Exercise aim:
Lines below containing the word "bool" should be copied out.

Supplied data:
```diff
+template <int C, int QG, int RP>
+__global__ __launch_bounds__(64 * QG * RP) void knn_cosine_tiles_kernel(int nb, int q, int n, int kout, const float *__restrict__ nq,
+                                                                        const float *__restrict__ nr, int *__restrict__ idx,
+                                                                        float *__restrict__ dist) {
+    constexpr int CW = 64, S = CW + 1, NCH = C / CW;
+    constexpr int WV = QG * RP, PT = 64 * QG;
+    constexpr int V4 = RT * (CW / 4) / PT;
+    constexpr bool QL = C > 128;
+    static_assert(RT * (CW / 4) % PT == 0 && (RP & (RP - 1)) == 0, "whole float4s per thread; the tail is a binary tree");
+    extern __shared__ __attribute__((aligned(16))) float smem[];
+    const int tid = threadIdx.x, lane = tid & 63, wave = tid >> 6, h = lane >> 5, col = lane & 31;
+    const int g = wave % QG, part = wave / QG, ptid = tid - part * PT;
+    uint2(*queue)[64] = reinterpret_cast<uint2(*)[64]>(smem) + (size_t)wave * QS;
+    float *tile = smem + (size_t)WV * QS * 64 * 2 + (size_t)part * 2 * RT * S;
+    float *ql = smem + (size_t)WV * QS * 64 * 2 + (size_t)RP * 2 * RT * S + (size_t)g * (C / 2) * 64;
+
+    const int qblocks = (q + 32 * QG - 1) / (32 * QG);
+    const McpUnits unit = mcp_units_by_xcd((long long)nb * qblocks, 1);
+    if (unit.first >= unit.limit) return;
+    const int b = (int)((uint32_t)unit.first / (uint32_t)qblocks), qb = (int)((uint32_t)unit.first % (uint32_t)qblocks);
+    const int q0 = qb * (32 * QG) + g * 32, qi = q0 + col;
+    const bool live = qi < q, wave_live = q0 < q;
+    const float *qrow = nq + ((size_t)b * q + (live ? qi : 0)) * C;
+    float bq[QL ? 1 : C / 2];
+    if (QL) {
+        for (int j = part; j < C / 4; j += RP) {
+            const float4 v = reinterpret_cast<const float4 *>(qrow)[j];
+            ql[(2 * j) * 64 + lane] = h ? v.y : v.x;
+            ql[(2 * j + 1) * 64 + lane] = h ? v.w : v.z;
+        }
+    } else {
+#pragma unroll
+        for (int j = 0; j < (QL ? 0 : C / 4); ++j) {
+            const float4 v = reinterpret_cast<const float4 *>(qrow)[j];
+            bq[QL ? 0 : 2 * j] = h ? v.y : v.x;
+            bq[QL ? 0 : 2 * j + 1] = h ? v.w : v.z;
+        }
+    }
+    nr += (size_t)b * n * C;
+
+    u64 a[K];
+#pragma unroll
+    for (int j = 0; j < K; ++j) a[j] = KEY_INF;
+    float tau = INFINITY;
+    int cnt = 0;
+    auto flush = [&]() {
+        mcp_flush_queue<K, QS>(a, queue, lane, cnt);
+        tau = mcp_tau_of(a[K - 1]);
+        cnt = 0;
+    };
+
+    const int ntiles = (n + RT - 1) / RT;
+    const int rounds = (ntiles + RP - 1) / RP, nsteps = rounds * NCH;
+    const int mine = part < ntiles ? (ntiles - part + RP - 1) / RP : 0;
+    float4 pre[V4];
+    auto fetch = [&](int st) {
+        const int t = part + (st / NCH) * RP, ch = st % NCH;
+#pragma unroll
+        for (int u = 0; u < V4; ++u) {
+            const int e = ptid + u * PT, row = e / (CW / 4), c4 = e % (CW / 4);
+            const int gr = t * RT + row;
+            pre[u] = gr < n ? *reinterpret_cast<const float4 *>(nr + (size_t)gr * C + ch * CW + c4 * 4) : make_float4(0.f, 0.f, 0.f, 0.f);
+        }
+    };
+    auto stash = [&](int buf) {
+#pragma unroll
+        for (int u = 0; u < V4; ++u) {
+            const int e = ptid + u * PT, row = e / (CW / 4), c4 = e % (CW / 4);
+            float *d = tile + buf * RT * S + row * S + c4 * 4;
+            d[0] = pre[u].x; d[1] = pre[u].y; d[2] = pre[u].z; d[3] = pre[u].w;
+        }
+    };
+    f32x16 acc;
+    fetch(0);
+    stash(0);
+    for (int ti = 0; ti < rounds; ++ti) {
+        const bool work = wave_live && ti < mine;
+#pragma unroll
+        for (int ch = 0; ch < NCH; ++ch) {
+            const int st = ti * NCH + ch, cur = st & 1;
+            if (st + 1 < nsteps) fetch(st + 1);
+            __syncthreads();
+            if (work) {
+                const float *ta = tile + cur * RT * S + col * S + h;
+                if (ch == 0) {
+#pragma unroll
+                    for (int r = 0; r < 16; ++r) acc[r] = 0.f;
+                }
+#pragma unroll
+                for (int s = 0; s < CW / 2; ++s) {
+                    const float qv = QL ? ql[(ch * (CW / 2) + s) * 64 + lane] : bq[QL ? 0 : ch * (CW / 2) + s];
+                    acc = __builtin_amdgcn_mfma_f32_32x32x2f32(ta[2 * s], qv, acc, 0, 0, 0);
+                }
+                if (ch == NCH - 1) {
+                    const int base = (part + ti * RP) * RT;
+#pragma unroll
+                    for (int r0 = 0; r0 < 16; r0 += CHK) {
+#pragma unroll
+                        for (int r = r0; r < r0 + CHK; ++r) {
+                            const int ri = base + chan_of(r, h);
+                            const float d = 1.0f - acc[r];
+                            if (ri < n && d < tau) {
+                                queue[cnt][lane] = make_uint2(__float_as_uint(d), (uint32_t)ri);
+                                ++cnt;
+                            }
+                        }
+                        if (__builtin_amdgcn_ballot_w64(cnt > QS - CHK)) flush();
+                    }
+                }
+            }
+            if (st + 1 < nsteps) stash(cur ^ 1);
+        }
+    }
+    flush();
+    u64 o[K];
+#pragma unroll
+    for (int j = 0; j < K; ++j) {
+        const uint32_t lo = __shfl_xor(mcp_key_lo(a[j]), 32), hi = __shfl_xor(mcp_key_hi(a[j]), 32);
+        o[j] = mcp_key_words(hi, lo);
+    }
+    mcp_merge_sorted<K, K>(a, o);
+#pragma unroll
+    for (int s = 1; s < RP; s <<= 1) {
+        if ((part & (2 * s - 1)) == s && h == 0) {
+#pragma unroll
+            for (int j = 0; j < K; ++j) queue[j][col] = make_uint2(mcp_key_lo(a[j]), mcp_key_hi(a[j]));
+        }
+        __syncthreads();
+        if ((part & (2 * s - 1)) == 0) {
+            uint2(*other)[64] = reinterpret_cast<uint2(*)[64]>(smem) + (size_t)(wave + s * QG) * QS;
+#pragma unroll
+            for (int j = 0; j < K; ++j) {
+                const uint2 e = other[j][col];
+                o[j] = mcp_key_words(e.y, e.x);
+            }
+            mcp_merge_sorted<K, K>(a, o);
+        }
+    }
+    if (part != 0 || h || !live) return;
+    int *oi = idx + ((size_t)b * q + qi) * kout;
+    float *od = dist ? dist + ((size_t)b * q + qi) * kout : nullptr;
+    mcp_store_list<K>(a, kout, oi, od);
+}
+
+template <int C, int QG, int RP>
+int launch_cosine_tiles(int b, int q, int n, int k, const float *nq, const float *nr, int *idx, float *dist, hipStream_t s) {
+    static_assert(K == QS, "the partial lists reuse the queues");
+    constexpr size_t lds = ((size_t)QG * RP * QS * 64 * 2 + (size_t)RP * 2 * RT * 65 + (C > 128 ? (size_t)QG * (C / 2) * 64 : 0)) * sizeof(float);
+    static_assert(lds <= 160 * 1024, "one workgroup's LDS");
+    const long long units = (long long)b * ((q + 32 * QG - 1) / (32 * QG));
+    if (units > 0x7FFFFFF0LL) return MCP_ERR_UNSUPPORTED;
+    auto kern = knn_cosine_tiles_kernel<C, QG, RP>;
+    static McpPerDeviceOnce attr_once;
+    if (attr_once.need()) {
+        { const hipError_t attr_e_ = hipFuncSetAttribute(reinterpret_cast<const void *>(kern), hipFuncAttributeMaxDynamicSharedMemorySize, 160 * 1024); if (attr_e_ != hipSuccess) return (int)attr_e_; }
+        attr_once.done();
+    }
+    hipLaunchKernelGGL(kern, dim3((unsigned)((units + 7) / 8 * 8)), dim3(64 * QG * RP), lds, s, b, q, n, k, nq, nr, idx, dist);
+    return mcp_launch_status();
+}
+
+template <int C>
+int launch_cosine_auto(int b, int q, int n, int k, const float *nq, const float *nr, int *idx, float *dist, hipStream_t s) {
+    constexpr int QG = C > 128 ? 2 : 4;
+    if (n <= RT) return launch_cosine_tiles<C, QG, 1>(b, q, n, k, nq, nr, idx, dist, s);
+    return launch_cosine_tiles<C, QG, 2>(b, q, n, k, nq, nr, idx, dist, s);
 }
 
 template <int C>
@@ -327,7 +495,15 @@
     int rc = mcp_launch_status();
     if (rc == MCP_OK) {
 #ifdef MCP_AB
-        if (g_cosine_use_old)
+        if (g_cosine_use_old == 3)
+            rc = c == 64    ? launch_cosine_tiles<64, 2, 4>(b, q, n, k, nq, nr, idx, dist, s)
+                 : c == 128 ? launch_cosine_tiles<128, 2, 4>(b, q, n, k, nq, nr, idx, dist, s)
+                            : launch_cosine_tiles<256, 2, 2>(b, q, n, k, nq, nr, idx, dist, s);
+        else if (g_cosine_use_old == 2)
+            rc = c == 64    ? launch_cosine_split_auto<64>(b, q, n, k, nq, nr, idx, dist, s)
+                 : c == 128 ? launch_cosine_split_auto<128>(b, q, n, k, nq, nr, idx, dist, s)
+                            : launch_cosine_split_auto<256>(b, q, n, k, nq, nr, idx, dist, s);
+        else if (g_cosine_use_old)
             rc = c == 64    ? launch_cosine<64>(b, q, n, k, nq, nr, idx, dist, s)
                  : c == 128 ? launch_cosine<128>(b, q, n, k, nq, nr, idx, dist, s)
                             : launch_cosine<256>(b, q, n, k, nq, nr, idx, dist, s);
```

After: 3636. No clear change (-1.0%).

Exercise answer:
+    constexpr bool QL = C > 128;
+    const bool live = qi < q, wave_live = q0 < q;
+        const bool work = wave_live && ti < mine;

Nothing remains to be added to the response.